» WHAT IS REQUIRED: Every line of the records below from the line with "64 && !c.lay.drop_thr)" up to and including the line with "if ((c.stages & FA_BWD_STAGE_DQ)" must be reproduced exactly, and no line outside that range.

» EXCERPTED DATA:
'''
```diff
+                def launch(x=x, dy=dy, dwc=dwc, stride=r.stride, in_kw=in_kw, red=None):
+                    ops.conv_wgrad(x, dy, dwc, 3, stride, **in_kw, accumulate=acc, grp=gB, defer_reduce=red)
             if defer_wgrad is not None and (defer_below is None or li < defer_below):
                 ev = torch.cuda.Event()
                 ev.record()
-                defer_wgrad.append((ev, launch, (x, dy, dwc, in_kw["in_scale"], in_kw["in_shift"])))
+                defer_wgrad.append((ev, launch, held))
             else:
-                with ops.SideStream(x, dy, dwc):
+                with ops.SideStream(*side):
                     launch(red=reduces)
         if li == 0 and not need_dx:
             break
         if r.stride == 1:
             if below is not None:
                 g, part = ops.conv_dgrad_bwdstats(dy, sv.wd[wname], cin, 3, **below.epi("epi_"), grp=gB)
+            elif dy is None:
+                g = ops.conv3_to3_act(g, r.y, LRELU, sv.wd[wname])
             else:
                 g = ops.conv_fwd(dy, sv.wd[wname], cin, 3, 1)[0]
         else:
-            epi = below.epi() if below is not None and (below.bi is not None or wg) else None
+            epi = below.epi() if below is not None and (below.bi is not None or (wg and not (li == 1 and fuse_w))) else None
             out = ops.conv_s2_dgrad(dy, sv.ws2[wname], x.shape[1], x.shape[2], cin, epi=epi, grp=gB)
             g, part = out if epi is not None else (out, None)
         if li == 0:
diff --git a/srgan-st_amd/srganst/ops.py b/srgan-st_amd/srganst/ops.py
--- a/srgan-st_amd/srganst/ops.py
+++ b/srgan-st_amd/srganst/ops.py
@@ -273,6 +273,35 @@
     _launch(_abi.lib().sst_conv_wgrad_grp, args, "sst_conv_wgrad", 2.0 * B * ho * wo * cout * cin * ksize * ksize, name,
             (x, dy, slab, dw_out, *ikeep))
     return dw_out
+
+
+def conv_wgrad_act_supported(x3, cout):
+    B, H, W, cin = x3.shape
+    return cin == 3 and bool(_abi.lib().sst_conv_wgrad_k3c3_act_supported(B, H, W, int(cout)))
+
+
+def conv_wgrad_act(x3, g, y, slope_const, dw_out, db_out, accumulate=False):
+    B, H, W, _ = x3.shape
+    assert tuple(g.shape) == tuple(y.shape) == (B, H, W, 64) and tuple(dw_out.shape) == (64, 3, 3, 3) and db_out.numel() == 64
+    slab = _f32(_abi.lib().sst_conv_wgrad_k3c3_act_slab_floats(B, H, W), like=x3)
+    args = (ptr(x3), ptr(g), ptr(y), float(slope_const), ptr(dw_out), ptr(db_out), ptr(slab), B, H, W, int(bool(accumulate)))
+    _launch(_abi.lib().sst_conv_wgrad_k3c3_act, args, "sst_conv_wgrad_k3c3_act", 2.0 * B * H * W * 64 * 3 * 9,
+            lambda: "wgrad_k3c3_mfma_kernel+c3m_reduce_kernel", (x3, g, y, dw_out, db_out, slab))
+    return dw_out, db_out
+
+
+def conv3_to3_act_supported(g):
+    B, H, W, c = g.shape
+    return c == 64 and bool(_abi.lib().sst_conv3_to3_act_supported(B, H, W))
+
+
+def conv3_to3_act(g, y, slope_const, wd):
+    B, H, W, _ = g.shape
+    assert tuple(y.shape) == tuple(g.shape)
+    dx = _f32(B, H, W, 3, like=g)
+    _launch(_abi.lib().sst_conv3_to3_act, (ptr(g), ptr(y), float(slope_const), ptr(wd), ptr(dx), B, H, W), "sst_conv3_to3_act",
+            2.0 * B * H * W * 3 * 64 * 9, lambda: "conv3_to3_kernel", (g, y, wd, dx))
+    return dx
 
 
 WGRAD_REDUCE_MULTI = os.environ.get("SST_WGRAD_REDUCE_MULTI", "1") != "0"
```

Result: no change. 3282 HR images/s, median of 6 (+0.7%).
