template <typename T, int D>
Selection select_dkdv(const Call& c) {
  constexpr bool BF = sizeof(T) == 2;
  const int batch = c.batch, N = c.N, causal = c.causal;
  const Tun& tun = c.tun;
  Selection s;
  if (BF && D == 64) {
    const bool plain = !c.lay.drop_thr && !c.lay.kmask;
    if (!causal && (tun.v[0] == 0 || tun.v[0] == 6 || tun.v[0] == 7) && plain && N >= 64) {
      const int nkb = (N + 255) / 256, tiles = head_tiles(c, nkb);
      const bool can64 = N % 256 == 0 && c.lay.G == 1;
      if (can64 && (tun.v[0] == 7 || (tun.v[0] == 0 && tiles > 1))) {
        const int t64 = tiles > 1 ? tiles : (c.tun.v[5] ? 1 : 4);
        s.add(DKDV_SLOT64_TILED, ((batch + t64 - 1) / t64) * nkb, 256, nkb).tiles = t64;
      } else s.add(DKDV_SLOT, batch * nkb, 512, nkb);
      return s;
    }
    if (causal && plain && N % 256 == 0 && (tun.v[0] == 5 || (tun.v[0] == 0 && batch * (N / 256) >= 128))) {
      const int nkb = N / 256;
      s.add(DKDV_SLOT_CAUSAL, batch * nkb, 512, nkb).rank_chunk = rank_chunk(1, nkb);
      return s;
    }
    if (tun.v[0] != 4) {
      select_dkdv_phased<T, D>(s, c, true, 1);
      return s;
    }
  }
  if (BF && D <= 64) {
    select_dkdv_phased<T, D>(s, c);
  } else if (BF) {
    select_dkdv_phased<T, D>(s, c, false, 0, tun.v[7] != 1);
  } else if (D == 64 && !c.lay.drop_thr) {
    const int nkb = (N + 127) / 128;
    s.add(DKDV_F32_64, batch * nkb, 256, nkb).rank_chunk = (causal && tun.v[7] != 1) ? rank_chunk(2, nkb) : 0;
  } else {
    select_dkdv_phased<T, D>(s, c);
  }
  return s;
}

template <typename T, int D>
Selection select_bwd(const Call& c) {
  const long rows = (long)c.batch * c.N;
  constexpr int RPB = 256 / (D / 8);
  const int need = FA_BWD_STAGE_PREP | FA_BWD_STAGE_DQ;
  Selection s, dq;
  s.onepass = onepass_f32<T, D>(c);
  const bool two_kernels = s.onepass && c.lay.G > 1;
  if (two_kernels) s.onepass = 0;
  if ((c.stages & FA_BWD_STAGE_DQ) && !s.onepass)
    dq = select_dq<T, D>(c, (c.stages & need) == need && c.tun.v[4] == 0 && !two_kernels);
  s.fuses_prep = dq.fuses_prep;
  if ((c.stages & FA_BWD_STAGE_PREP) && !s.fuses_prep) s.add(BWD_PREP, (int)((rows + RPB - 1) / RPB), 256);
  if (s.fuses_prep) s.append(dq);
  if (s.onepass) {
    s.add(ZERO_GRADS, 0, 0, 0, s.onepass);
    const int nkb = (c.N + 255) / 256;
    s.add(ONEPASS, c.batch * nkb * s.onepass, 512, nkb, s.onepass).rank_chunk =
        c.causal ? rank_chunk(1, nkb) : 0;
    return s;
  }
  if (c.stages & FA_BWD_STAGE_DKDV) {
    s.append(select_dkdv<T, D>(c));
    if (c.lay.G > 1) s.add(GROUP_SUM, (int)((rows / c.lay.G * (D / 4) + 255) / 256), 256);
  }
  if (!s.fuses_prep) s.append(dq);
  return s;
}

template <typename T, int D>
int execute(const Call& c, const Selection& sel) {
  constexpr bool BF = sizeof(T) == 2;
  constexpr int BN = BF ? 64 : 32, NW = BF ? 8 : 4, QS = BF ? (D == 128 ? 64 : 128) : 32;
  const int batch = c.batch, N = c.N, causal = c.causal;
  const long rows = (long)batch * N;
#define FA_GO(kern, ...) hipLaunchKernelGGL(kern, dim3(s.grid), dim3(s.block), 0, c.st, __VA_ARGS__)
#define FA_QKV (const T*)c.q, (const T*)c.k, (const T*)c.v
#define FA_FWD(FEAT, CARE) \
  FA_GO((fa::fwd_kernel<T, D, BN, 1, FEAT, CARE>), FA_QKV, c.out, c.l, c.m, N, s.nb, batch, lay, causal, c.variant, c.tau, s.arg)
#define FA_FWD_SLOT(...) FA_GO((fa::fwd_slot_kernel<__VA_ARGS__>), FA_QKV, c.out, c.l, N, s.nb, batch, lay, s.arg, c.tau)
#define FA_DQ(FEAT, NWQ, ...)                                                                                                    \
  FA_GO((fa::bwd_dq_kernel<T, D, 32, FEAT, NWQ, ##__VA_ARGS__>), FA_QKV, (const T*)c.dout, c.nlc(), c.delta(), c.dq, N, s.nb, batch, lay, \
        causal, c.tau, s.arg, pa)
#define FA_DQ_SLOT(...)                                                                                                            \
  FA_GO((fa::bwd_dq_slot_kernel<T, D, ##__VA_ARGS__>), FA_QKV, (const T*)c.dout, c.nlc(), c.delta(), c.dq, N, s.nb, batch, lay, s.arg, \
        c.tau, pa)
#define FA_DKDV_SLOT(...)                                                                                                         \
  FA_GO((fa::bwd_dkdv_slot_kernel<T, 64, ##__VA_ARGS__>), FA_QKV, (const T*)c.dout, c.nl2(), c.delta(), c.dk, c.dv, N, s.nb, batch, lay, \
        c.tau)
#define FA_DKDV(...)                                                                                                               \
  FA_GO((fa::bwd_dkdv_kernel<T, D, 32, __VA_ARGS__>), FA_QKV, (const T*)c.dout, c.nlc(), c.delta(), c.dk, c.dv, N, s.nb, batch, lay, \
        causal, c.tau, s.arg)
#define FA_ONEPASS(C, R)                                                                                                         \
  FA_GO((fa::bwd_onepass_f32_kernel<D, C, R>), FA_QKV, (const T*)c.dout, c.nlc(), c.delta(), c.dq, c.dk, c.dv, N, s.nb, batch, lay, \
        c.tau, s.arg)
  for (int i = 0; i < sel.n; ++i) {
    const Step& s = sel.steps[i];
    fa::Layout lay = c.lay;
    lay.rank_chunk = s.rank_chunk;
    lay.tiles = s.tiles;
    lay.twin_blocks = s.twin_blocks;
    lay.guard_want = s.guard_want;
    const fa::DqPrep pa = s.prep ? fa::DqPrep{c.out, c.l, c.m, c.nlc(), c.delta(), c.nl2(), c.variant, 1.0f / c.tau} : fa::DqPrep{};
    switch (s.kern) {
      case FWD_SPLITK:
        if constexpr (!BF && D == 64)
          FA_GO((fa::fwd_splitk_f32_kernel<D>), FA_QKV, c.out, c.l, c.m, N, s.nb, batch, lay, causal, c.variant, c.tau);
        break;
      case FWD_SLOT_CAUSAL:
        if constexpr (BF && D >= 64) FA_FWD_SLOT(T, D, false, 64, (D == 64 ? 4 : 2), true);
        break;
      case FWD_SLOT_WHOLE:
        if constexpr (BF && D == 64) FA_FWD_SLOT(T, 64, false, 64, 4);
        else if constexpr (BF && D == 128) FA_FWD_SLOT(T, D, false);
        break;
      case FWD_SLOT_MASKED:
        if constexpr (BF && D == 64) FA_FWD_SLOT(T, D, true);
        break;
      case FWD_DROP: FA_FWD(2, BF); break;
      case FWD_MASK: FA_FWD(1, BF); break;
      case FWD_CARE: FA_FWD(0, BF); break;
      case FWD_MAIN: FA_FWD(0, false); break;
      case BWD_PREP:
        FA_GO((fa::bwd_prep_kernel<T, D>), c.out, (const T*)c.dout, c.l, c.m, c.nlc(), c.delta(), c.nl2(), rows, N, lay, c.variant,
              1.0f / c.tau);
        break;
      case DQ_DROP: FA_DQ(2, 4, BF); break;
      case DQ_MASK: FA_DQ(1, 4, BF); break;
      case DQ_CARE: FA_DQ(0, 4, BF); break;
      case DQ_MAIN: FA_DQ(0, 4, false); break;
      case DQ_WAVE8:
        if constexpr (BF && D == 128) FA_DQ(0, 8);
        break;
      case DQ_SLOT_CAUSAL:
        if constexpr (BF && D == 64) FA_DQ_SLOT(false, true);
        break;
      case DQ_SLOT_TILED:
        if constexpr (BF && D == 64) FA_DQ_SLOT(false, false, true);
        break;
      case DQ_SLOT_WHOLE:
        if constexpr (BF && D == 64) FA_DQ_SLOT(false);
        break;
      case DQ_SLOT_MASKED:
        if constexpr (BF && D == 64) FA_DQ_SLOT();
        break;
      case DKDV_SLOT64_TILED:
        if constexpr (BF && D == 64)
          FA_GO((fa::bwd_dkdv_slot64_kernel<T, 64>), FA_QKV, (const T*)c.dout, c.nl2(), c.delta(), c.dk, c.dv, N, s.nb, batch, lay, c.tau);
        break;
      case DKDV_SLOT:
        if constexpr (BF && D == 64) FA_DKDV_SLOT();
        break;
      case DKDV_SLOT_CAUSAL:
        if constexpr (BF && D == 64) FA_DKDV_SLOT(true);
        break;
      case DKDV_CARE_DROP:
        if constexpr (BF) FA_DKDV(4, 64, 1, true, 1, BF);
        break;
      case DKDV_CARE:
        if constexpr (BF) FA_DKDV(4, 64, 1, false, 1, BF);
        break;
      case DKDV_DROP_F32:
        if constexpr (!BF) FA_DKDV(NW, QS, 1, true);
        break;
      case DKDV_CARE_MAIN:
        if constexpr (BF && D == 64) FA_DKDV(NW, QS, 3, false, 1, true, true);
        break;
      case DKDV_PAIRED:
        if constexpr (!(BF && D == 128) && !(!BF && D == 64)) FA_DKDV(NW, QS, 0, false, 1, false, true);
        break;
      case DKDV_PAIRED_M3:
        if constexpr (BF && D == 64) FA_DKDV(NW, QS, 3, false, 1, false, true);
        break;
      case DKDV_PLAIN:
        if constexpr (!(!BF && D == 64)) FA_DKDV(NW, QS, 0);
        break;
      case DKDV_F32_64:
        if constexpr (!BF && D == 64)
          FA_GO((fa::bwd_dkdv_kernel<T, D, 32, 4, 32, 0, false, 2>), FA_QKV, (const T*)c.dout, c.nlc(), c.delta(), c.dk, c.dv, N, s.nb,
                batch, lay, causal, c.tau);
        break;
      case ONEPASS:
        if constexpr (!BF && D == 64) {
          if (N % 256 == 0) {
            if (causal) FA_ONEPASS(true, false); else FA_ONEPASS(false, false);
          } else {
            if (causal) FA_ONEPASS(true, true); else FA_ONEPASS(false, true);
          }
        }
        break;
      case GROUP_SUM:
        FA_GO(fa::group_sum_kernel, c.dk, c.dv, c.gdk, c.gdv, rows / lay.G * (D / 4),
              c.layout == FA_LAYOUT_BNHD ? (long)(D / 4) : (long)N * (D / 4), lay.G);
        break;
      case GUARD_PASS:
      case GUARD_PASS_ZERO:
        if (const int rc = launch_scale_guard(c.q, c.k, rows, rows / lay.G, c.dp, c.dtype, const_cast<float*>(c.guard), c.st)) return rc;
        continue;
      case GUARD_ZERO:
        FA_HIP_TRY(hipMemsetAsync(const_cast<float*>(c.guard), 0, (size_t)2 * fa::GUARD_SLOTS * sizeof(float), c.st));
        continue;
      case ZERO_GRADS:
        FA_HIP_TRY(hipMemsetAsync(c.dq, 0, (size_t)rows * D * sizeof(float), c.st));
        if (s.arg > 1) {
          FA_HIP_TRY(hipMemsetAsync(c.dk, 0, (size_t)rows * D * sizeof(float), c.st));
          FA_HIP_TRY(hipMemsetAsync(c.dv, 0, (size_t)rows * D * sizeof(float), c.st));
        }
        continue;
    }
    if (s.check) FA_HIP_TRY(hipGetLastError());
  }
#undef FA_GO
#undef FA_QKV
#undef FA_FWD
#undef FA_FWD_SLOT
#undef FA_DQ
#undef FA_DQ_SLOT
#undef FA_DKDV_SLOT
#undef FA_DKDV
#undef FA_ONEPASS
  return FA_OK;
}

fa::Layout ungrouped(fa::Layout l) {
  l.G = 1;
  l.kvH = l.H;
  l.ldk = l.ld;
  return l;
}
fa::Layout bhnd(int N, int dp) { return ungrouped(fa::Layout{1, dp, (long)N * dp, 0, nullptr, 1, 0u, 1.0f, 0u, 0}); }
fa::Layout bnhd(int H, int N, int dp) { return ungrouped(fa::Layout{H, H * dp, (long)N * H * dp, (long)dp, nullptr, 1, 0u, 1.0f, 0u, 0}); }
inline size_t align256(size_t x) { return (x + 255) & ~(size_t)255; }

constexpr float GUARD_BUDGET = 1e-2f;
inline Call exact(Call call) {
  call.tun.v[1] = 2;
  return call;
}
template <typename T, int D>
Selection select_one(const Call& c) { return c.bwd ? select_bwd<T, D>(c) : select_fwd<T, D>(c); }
'''
» OUTPUT OF THE EXERCISE:
  } else if (D == 64 && !c.lay.drop_thr) {
    const int nkb = (N + 127) / 128;
    s.add(DKDV_F32_64, batch * nkb, 256, nkb).rank_chunk = (causal && tun.v[7] != 1) ? rank_chunk(2, nkb) : 0;
  } else {
    select_dkdv_phased<T, D>(s, c);
  }
  return s;
}

template <typename T, int D>
Selection select_bwd(const Call& c) {
  const long rows = (long)c.batch * c.N;
  constexpr int RPB = 256 / (D / 8);
  const int need = FA_BWD_STAGE_PREP | FA_BWD_STAGE_DQ;
  Selection s, dq;
  s.onepass = onepass_f32<T, D>(c);
  const bool two_kernels = s.onepass && c.lay.G > 1;
  if (two_kernels) s.onepass = 0;
  if ((c.stages & FA_BWD_STAGE_DQ) && !s.onepass)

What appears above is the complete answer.